Autre recommandation, celle de l’évaluation des politiques publiques. « Il s’agit de vérifier que les dispositions que nous prenons notamment vis-à-vis de la pollution plastique, se concrétisent effectivement. Il y a trois choses à vérifier : que les décrets d’application soient bien pris, qu’ils le soient dans des délais acceptables et que l’esprit des décrets est bien celui de ce que nous avons débattu » a appelé le député MoDem.
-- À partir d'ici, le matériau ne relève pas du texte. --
diff --git a/node-speex-resampler_amd/csrc/gen_fir_loop.py b/node-speex-resampler_amd/csrc/gen_fir_loop.py
--- a/node-speex-resampler_amd/csrc/gen_fir_loop.py
+++ b/node-speex-resampler_amd/csrc/gen_fir_loop.py
@@ -122,13 +122,37 @@
                  "s_cbranch_scc0 %d0b" % label, "%d1:" % label]
         return body
 
-    def lines(self):
-        pro = self.tap_loads("A", 0) + self.sample_reads("A", 0)
+    def lines(self, barrier=False):
+        mid = ["s_waitcnt vmcnt(0) lgkmcnt(0)", "s_barrier"] if barrier else []
+        pro = self.tap_loads("A", 0) + mid + self.sample_reads("A", 0)
         if self.R == 10:
             body = self.loop(1, "head", 0, 5) + self.loop(2, "main", 0, 10) + self.loop(3, "tail", 5, 10)
         else:
             body = self.loop(2, "main", 0, self.R)
         return pro + body + ["s_waitcnt lgkmcnt(0)"]
+
+    def barrier_function(self):
+        assert self.R == 5 and not self.padded and self.CT == 2
+        asm = "\n".join('      "%s\\n"' % l for l in self.lines(True))
+        outs = ['[a%d] "+v"(acc[%d])' % (i, i) for i in range(self.R)] + ['[addr] "+v"(addr)', '[off] "+s"(off)', '[main] "+s"(main)']
+        clob = ['"s%d"' % r for r in bank_regs(self.banks["A"]) + bank_regs(self.banks["B"])] + ['"v%d"' % r for r in self.vgprs()]
+        return '''template <>
+struct FirLoopBarrierAsm<%d, %d, %d, %s, %s> {
+  static constexpr bool available = true;
+  static constexpr int steps_per_bank = %d;
+  // FirLoopAsm::run for a wave that has NOT yet passed the barrier behind the window's staging: the barrier is in here,
+  // between the first tap bank's loads and the first sample reads (a trip count of 0 still passes it)
+  static __device__ __forceinline__ void run(f32x2 (&acc)[%d], const float *rows_g, uint32_t addr, uint32_t main) {
+    uint32_t off = 0;
+    asm volatile(
+%s
+      : %s
+      : [rows] "s"(rows_g)
+      : %s, "scc", "memory");
+  }
+};
+''' % (self.R, self.CT, self.CF, "true" if self.padded else "false", "true" if self.w16 else "false", self.S, self.R, asm,
+       ", ".join(outs), ", ".join(clob))
 
     def function(self):
         R = self.R
@@ -439,6 +463,10 @@
     return out
 
 
+def variants_barrier():
+    return [Variant(5, R5_STEPS, 2, 2, False, False)]
+
+
 R5_STEPS = 6
 
 HEAD = '''// csrc/fir_loop_asm.inc -- GENERATED by csrc/gen_fir_loop.py; do not edit (see that file for the why and the how).
@@ -472,6 +500,23 @@
 };
 
 '''
+
+
+HEADBARRIER = '''// csrc/fir_loop_barrier_asm.inc -- GENERATED by csrc/gen_fir_loop.py; do not edit (see that file for the why and the how).
+// The entry of the period kernel's FIR loop with the staging barrier inside it (Variant.lines(barrier=True)): included by
+// kernels_period_impl.h behind fir_loop_asm.inc.
+
+// primary template: no barrier entry for this layout
+template <int R, int CT, int CF, bool PADDED, bool W16>
+struct FirLoopBarrierAsm {
+  static constexpr bool available = false;
+};
+
+'''
+
+
+def barrier_source():
+    return HEADBARRIER + "\n".join(v.barrier_function() for v in variants_barrier())
 
 
 def main():
@@ -480,6 +525,9 @@
     path = os.path.join(os.path.dirname(os.path.abspath(__file__)), "fir_loop_asm.inc")
     open(path, "w").write(src)
     print("wrote %s: %d + %d + %d variants, %d lines" % (path, len(variants()), len(variants64()), len(variants_pp()), src.count("\n")))
+    path = os.path.join(os.path.dirname(os.path.abspath(__file__)), "fir_loop_barrier_asm.inc")
+    open(path, "w").write(barrier_source())
+    print("wrote %s: %d variants" % (path, len(variants_barrier())))
 
 
 if __name__ == "__main__":
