+template <int K>
+__device__ __forceinline__ void bwd_win_load(const BwdArgs& a, BwdTile t, int tid, GKv<K> (&g)[BW_LD], GKv<K> (&yv)[BW_LD], bool (&inner)[BW_LD]) {
+#pragma unroll
+  for (int l = 0; l < BW_LD; ++l) {
+    const int p = tid + 256 * l;
+    const int wy = p / BW_W, wx = p - wy * BW_W;
+    const int py = t.y0 + wy - 1, px = t.x0 + wx - 1;
+    const bool ok = p < BW_CELLS && (unsigned)py < (unsigned)a.H && (unsigned)px < (unsigned)a.W;
+    inner[l] = ok && wy >= 1 && wy <= LT_H && wx >= 1 && wx <= LT_W;
+#pragma unroll
+    for (int k = 0; k < K; ++k) g[l].e[k] = 0.f, yv[l].e[k] = 0.f;
+    if (ok) {
+      const int64_t o = ((int64_t)(t.n * a.H + py) * a.W + px) * a.ycs;
+      g[l] = *reinterpret_cast<const GKv<K>*>(a.dy + o);
+      if (a.yt) yv[l] = *reinterpret_cast<const GKv<K>*>(a.yt + o);
+    }
+  }
+}
+template <int K>
+__device__ __forceinline__ void bwd_win_store(float4* win, int tid, const GKv<K> (&g)[BW_LD], const GKv<K> (&yv)[BW_LD], const bool (&inner)[BW_LD],
+                                              float (&bacc)[K]) {
+#pragma unroll
+  for (int l = 0; l < BW_LD; ++l) {
+    const int p = tid + 256 * l;
+    float v[4] = {0.f, 0.f, 0.f, 0.f};
+#pragma unroll
+    for (int k = 0; k < K; ++k) {
+      v[k] = g[l].e[k] * (1.f - yv[l].e[k] * yv[l].e[k]);
+      bacc[k] += inner[l] ? v[k] : 0.f;
+    }
+    if (p < BW_CELLS) win[p] = make_float4(v[0], v[1], v[2], v[3]);
+  }
+}
+
+__device__ __forceinline__ int64_t bwd_x_uoff(const BwdArgs& a, BwdTile t, int it) {
+  return ((int64_t)(t.n * a.H + t.y0 + (it >> 2)) * a.W + t.x0 + (it & 3) * 8) * a.xcs;
+}
+struct BwdLane {
+  int xlo;
+  int ry, rx;
+};
+__device__ __forceinline__ float4 bwd_x_load(const BwdArgs& a, BwdTile t, int it, BwdLane l, bool valid) {
+  const bool in = valid && t.y0 + l.ry + (it >> 2) < a.H && t.x0 + l.rx + (it & 3) * 8 < a.W;
+  const float* p = a.x + bwd_x_uoff(a, t, it) + l.xlo;
+  return *reinterpret_cast<const float4*>(in ? p : a.x);
+}
+
+constexpr int BWD_PF = 4;
+template <int K, bool FOLD>
+__device__ __forceinline__ void bwd_tile_compute(const BwdArgs& a, const float4* win, BwdTile t, BwdTile nx, bool hasn, BwdLane l, int g, int i,
+                                                 const float (&wr)[9][K], f32x4_t (&dw)[9], float4 (&xr)[BWD_PF]) {
+  static_assert(BWD_PF == 4, "one pass of the unrolled loop = one tile row of the wave");
+#pragma unroll
+  for (int h = 0; h < 2; ++h) {
+    const float4* wrow = win + (l.ry + h) * BW_W + l.rx;
+    const float* grow = reinterpret_cast<const float*>(win + (l.ry + h) * BW_W + 4 * g) + i;
+    const int oy = t.y0 + l.ry + h;
+#pragma unroll
+    for (int j = 0; j < 4; ++j) {
+      const int it = 4 * h + j;
+      const int ox = t.x0 + l.rx + 8 * j;
+      const bool live = oy < a.H && ox < a.W;
+      const float4 xv = sel4(live, xr[j]);
+      xr[j] = h == 0 ? bwd_x_load(a, t, it + 4, l, true) : bwd_x_load(a, nx, it - 4, l, hasn);
+      {
+        const FoldFlags f = fold_flags(a.pad_mode, oy, ox, a.H, a.W);
+        f32x4_t acc[3];
+#pragma unroll
+        for (int r = 0; r < 3; ++r) acc[r] = f32x4_t{0.f, 0.f, 0.f, 0.f};
+#define BWD_TAP(TY, TX)                                                                                                                  \
+  {                                                                                                                                      \
+    const float4 gq = bwd_g4<FOLD, TY, TX>(wrow + 8 * j, f);                                                                             \
+    const float ge[4] = {gq.x, gq.y, gq.z, gq.w};                                                                                        \
+    _Pragma("unroll") for (int k = 0; k < K; ++k) acc[TY] = __builtin_amdgcn_mfma_f32_4x4x1f32(wr[TY * 3 + TX][k], ge[k], acc[TY], 0, 0, 0); \
+  }
+        BWD_TAP(0, 0) BWD_TAP(1, 0) BWD_TAP(2, 0) BWD_TAP(0, 1) BWD_TAP(1, 1) BWD_TAP(2, 1) BWD_TAP(0, 2) BWD_TAP(1, 2) BWD_TAP(2, 2)
+#undef BWD_TAP
+        if (live) {
+          const float4 o = make_float4(acc[0][0] + acc[1][0] + acc[2][0], acc[0][1] + acc[1][1] + acc[2][1], acc[0][2] + acc[1][2] + acc[2][2],
+                                       acc[0][3] + acc[1][3] + acc[2][3]);
+          *reinterpret_cast<float4*>(a.dx + bwd_x_uoff(a, t, it) + l.xlo) = lrelu_mask4(o, xv, a.slope);
+        }
+      }
+      const float4 lv = lrelu4(xv, a.slope);
+#define BWD_PIX(P)                                                                                                                           \
+  {                                                                                                                                          \
+    const float b0 = quad_bcast<P>(lv.x), b1 = quad_bcast<P>(lv.y), b2 = quad_bcast<P>(lv.z), b3 = quad_bcast<P>(lv.w);                      \
+    const float b = i == 0 ? b0 : i == 1 ? b1 : i == 2 ? b2 : b3;                                             \
+    const FoldFlags f = fold_flags(a.pad_mode, oy, t.x0 + 4 * g + 8 * j + P, a.H, a.W);                                                      \
+    BWD_WTAP(P, 0, 0) BWD_WTAP(P, 0, 1) BWD_WTAP(P, 0, 2) BWD_WTAP(P, 1, 0) BWD_WTAP(P, 1, 1) BWD_WTAP(P, 1, 2) BWD_WTAP(P, 2, 0) BWD_WTAP(P, 2, 1) \
+    BWD_WTAP(P, 2, 2)                                                                                                                        \
+  }
+#define BWD_WTAP(P, TY, TX) dw[TY * 3 + TX] = __builtin_amdgcn_mfma_f32_4x4x1f32(bwd_g1<FOLD, TY, TX>(grow + 4 * (8 * j + P), f), b, dw[TY * 3 + TX], 0, 0, 0);
+      BWD_PIX(0) BWD_PIX(1) BWD_PIX(2) BWD_PIX(3)
+#undef BWD_WTAP
+#undef BWD_PIX
+    }
+  }
+}
+
+template <int K, bool FOLD>
+__global__ void __launch_bounds__(256) __attribute__((amdgpu_waves_per_eu((!FOLD && K <= 3) ? 3 : 2))) thin_lrelu_bwd_kernel(BwdArgs a, BwdTiling tg, int ntiles, int row0) {
+  __shared__ __attribute__((aligned(16))) float4 win[2][BW_CELLS];
+  __shared__ float red[9 * 4 * 32];
+  __shared__ float lds4[4];
+  const int tid = threadIdx.x, lane = tid & 63, wid = tid >> 6;
+  const int i = lane & 3, q = (lane >> 2) & 7, g = lane >> 5;
+  float wr[9][K];
+#pragma unroll
+  for (int t = 0; t < 9; ++t)
+#pragma unroll
+    for (int k = 0; k < K; ++k) wr[t][k] = a.wt[(t * K + k) * 32 + 4 * q + i];
+  f32x4_t dw[9];
+#pragma unroll
+  for (int t = 0; t < 9; ++t) dw[t] = f32x4_t{0.f, 0.f, 0.f, 0.f};
+  float bacc[K];
+#pragma unroll
+  for (int k = 0; k < K; ++k) bacc[k] = 0.f;
+  GKv<K> sg[BW_LD], sy[BW_LD];
+  bool inner[BW_LD];
+  float4 xr[BWD_PF];
+
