#ifndef WGN_ABL
#define WGN_ABL 0
#endif
template <int CIN, int COUT>
struct WgnCfg {
    static constexpr int TF = 32, TR = 4, PH = TR + 2;
    static constexpr bool M16 = CIN == 16;
    static constexpr int XS = PH * TF + (M16 ? 16 : 8), DS = TR * TF + (M16 ? 16 : 8);
    static constexpr int XPLANE = CIN * XS, DPLANE = COUT * DS;
    static constexpr int SMEM_OPS = (6 * XPLANE + 2 * DPLANE) * 2, SMEM_RED = 9 * CIN * COUT * 4;
    static constexpr int SMEM = SMEM_OPS > SMEM_RED ? SMEM_OPS : SMEM_RED;
};
template <int CIN, int COUT>
__global__ __launch_bounds__(256) void conv_wgrad_alltaps_bf16_kernel(const float* __restrict__ x, const float* __restrict__ dy,
                                                                      float* __restrict__ dWp, int B, int T, int F) {
    using Cfg = WgnCfg<CIN, COUT>;
    constexpr int TF = Cfg::TF, TR = Cfg::TR, PH = Cfg::PH, XS = Cfg::XS, DS = Cfg::DS, XPLANE = Cfg::XPLANE, DPLANE = Cfg::DPLANE;
    constexpr bool M16 = Cfg::M16;
    static_assert((CIN == 16 && COUT == 32) || (CIN == 32 && COUT == 64), "the two narrow layers of the recipe");
    SED_DYN_SMEM(smem);
    unsigned short* xp = (unsigned short*)smem;
    unsigned short* dp = xp + 6 * XPLANE;
    const int lane = threadIdx.x & 63, w = threadIdx.x >> 6;
    int tid = threadIdx.x, lo = lane & 31, hi = lane >> 5, i16 = lane & 15, g = lane >> 4;
    const int ftiles = F / TF, ttiles = (T + TR - 1) / TR, ntiles = B * ttiles * ftiles;

    f32x16 acc[M16 ? 1 : 9];
    f32x4 acc16[M16 ? 9 : 1][2];
#pragma unroll
    for (int tp = 0; tp < (M16 ? 1 : 9); ++tp) acc[tp] = f32x16_zero();
#pragma unroll
    for (int tp = 0; tp < (M16 ? 9 : 1); ++tp) { acc16[tp][0] = f32x4{0.f, 0.f, 0.f, 0.f}; acc16[tp][1] = f32x4{0.f, 0.f, 0.f, 0.f}; }

    constexpr int VX = CIN / 4, VD = COUT / 4, NXI = PH * 8 * VX, NDI = TR * 8 * VD;
    constexpr int NXU = (NXI + 255) / 256, NDU = NDI / 256;
    float4 lx[NXU][6], ld[NDU][4];
    unsigned long long okx = 0;
    unsigned okd = 0;
    static_assert(NXU * 6 <= 64 && NDU <= 32, "validity masks");
    auto load_tile = [&](int tile_) {
        const int ft = tile_ % ftiles, tt = (tile_ / ftiles) % ttiles, b = tile_ / (ftiles * ttiles);
        const int t0 = tt * TR, f0 = ft * TF;
        okx = 0; okd = 0;
#pragma unroll
        for (int u = 0; u < NXU; ++u) {
            const int it = tid + 256 * u, cq = it % 8, v = (it / 8) % VX, i = it / (8 * VX);
            const int t = t0 - 1 + i;
            const bool rowok = it < NXI && t >= 0 && t < T && !(WGN_ABL & 8);
            const float* src = x + (((size_t)b * T + (t < 0 ? 0 : (t >= T ? T - 1 : t))) * F) * CIN + 4 * v;
#pragma unroll
            for (int k = 0; k < 6; ++k) {
                const int f = f0 - 1 + 4 * cq + k;
                okx |= (unsigned long long)((rowok && f >= 0 && f < F) ? 1 : 0) << (6 * u + k);
                lx[u][k] = *(const float4*)(src + (size_t)(f < 0 ? 0 : (f >= F ? F - 1 : f)) * CIN);
            }
        }
#pragma unroll
        for (int u = 0; u < NDU; ++u) {
            const int it = tid + 256 * u, cq = it % 8, v = (it / 8) % VD, r = it / (8 * VD);
            const int t = t0 + r;
            okd |= ((t < T && !(WGN_ABL & 8)) ? 1u : 0u) << u;
            const float* src = dy + (((size_t)b * T + (t < T ? t : T - 1)) * F + f0 + 4 * cq) * COUT + 4 * v;
#pragma unroll
            for (int k = 0; k < 4; ++k) ld[u][k] = *(const float4*)(src + (size_t)k * COUT);
        }
    };
    auto comp = [](const float4& q, int c) { return c == 0 ? q.x : c == 1 ? q.y : c == 2 ? q.z : q.w; };
    auto store_tile = [&]() {
#pragma unroll
        for (int u = 0; u < NXU; ++u)
#pragma unroll
            for (int k = 0; k < 6; ++k) if (!((okx >> (6 * u + k)) & 1ull)) lx[u][k] = make_float4(0.f, 0.f, 0.f, 0.f);
#pragma unroll
        for (int u = 0; u < NDU; ++u)
            if (!((okd >> u) & 1u)) {
#pragma unroll
                for (int k = 0; k < 4; ++k) ld[u][k] = make_float4(0.f, 0.f, 0.f, 0.f);
            }
#pragma unroll
        for (int u = 0; u < NXU; ++u) {
            const int it = tid + 256 * u, cq = it % 8, v = (it / 8) % VX, i = it / (8 * VX);
            if (it < NXI) {
#pragma unroll
                for (int c = 0; c < 4; ++c) {
                    unsigned ph[5], pl[5];
#pragma unroll
                    for (int k = 0; k < 5; ++k) bf16_split2(comp(lx[u][k], c), comp(lx[u][k + 1], c), ph[k], pl[k]);
                    unsigned short* dst = xp + (4 * v + c) * XS + i * TF + 4 * cq;
#pragma unroll
                    for (int sft = 0; sft < 3; ++sft) {
                        uint2 hv, lv;
                        hv.x = ph[sft]; hv.y = ph[sft + 2];
                        lv.x = pl[sft]; lv.y = pl[sft + 2];
                        *(uint2*)(dst + (2 * sft) * XPLANE) = hv;
                        *(uint2*)(dst + (2 * sft + 1) * XPLANE) = lv;
                    }
                }
            }
        }
#pragma unroll
        for (int u = 0; u < NDU; ++u) {
            const int it = tid + 256 * u, cq = it % 8, v = (it / 8) % VD, r = it / (8 * VD);
#pragma unroll
            for (int c = 0; c < 4; ++c) {
                uint2 hv, lv;
                bf16_split2(comp(ld[u][0], c), comp(ld[u][1], c), hv.x, lv.x);
                bf16_split2(comp(ld[u][2], c), comp(ld[u][3], c), hv.y, lv.y);
                unsigned short* dst = dp + (4 * v + c) * DS + r * TF + 4 * cq;
                *(uint2*)dst = hv;
                *(uint2*)(dst + DPLANE) = lv;
            }
        }
    };
    int tile = blockIdx.x;
    if (tile < ntiles) load_tile(tile);
    for (; tile < ntiles; tile += gridDim.x) {
        sed_opaque(tid); sed_opaque(lo); sed_opaque(hi); sed_opaque(i16); sed_opaque(g);
        __syncthreads();
        if (!(WGN_ABL & 4)) store_tile();
        else if (lx[0][0].x + ld[0][0].x == 123.456f) xp[tid] = 1;
        __syncthreads();
        if (tile + (int)gridDim.x < ntiles) load_tile(tile + gridDim.x);
        if (WGN_ABL & 2) continue;
        if (M16) {
            s16x8 bh[2], bl[2], ah[9], al[9];
#pragma unroll
            for (int nt = 0; nt < 2; ++nt) {
                const unsigned short* bp = dp + (16 * nt + i16) * DS + w * TF + 8 * g;
                bh[nt] = *(const s16x8*)bp;
                bl[nt] = *(const s16x8*)(bp + DPLANE);
            }
#pragma unroll
            for (int tp = 0; tp < 9; ++tp) {
                const unsigned short* ap = xp + (2 * (tp % 3)) * XPLANE + i16 * XS + (w + tp / 3) * TF + 8 * g;
                ah[tp] = *(const s16x8*)ap;
                al[tp] = *(const s16x8*)(ap + XPLANE);
            }
            sed_sched_fence();
#pragma unroll
            for (int tp = 0; tp < 9; ++tp)
#pragma unroll
                for (int nt = 0; nt < 2; ++nt) {
                    f32x4 a = acc16[M16 ? tp : 0][nt];
                    if (WGN_ABL & 1) { a[0] += (float)(al[tp][0] + bh[nt][1] + ah[tp][2] + bl[nt][3]); }
                    else {
                    a = mfma16_bf16(al[tp], bh[nt], a);
                    a = mfma16_bf16(ah[tp], bl[nt], a);
                    a = mfma16_bf16(ah[tp], bh[nt], a);
                    }
                    acc16[M16 ? tp : 0][nt] = a;
                }
        } else {
            const int wn = w & 1, wk = w >> 1;
            s16x8 bh[2], bl[2], ah[2][9], al[2][9];
            auto fetch = [&](int k4, int buf) {
                const int ks = 4 * wk + k4, r = ks >> 1, c0 = 16 * (ks & 1) + 8 * hi;
                const unsigned short* bp = dp + (32 * wn + lo) * DS + r * TF + c0;
                bh[buf] = *(const s16x8*)bp;
                bl[buf] = *(const s16x8*)(bp + DPLANE);
#pragma unroll
                for (int tp = 0; tp < 9; ++tp) {
                    const unsigned short* ap = xp + (2 * (tp % 3)) * XPLANE + lo * XS + (r + tp / 3) * TF + c0;
                    ah[buf][tp] = *(const s16x8*)ap;
                    al[buf][tp] = *(const s16x8*)(ap + XPLANE);
                }
            };
            fetch(0, 0);
            sed_sched_fence();
#pragma unroll
            for (int k4 = 0; k4 < 4; ++k4) {
                const int cur = k4 & 1;
                if (k4 + 1 < 4) fetch(k4 + 1, cur ^ 1);
#pragma unroll
                for (int tp = 0; tp < 9; ++tp) {
                    f32x16 a = acc[M16 ? 0 : tp];
                    if (WGN_ABL & 1) { a[0] += (float)(al[cur][tp][0] + bh[cur][1] + ah[cur][tp][2] + bl[cur][3]); }
                    else {
                    a = mfma32_bf16(al[cur][tp], bh[cur], a);
                    a = mfma32_bf16(ah[cur][tp], bl[cur], a);
                    a = mfma32_bf16(ah[cur][tp], bh[cur], a);
                    }
                    acc[M16 ? 0 : tp] = a;
                }
                sed_sched_fence();
            }
        }
    }
    float* red = (float*)smem;
    float* part = dWp + (size_t)blockIdx.x * 9 * CIN * COUT;
    if (M16) {
        for (int round = 0; round < 4; ++round) {
            __syncthreads();
            if (w == round) {
#pragma unroll
                for (int tp = 0; tp < 9; ++tp)
#pragma unroll
                    for (int nt = 0; nt < 2; ++nt)
#pragma unroll
                        for (int r = 0; r < 4; ++r) {
                            float* d = red + (tp * CIN + 4 * g + r) * COUT + 16 * nt + i16;
                            const float v = acc16[M16 ? tp : 0][nt][r];
                            *d = round == 0 ? v : *d + v;
                        }
            }
        }
    } else {
        const int wn = w & 1, wk = w >> 1;
        for (int round = 0; round < 2; ++round) {
            __syncthreads();
            if (wk == round) {
#pragma unroll
                for (int tp = 0; tp < 9; ++tp)
#pragma unroll
                    for (int r = 0; r < 16; ++r) {
                        float* d = red + (tp * CIN + mfma32_row(r, lane)) * COUT + 32 * wn + lo;
                        const float v = acc[M16 ? 0 : tp][r];
                        *d = round == 0 ? v : *d + v;
                    }
            }
        }
    }
    __syncthreads();
    for (int idx = threadIdx.x; idx < 9 * CIN * COUT; idx += 256) part[idx] = red[idx];
}
template <int CIN, int COUT>
static int launch_wgrad_alltaps_bf16(const float* x, const float* dy, float* dWp, int B, int T, int F, int grid, hipStream_t s) {
    using Cfg = WgnCfg<CIN, COUT>;
    SED_MAX_SMEM((conv_wgrad_alltaps_bf16_kernel<CIN, COUT>), Cfg::SMEM);
    SED_LAUNCH((conv_wgrad_alltaps_bf16_kernel<CIN, COUT>), dim3(grid), dim3(256), Cfg::SMEM, s, x, dy, dWp, B, T, F);
    return sed_check_launch();
}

Loi antigaspillage : « Un petit début »

A ce sujet, la loi antigaspillage, votée fin 2019, et qui interdit les emballages plastiques à usage unique à l’horizon 2040 a été qualifiée de « petit début » par les co-rapporteurs. « Il y a bien plus à faire […] cela dit étape par étape des choses vont se mettre en place […] mais j’aurais voulu qu’on aille bien plus loin » rappelle Angèle Préville. Pour mémoire, lors de l’examen du texte les sénateurs avaient adopté une série d’amendements comme visant à inscrire l’obligation de « réparabilité » des appareils, y compris électroniques ou encore l’interdiction des suremballages plastiques (voir nos articles ici et ici).

« Ce rapport a pour but de donner du grain à moudre pour la préparation de prochains débats parlementaires. Il y a urgence. Il faut réduire la production. Il y aura des étapes forcement difficiles dans le cours des opérations » a conclu le président de l’OPECST, Cédric Villani.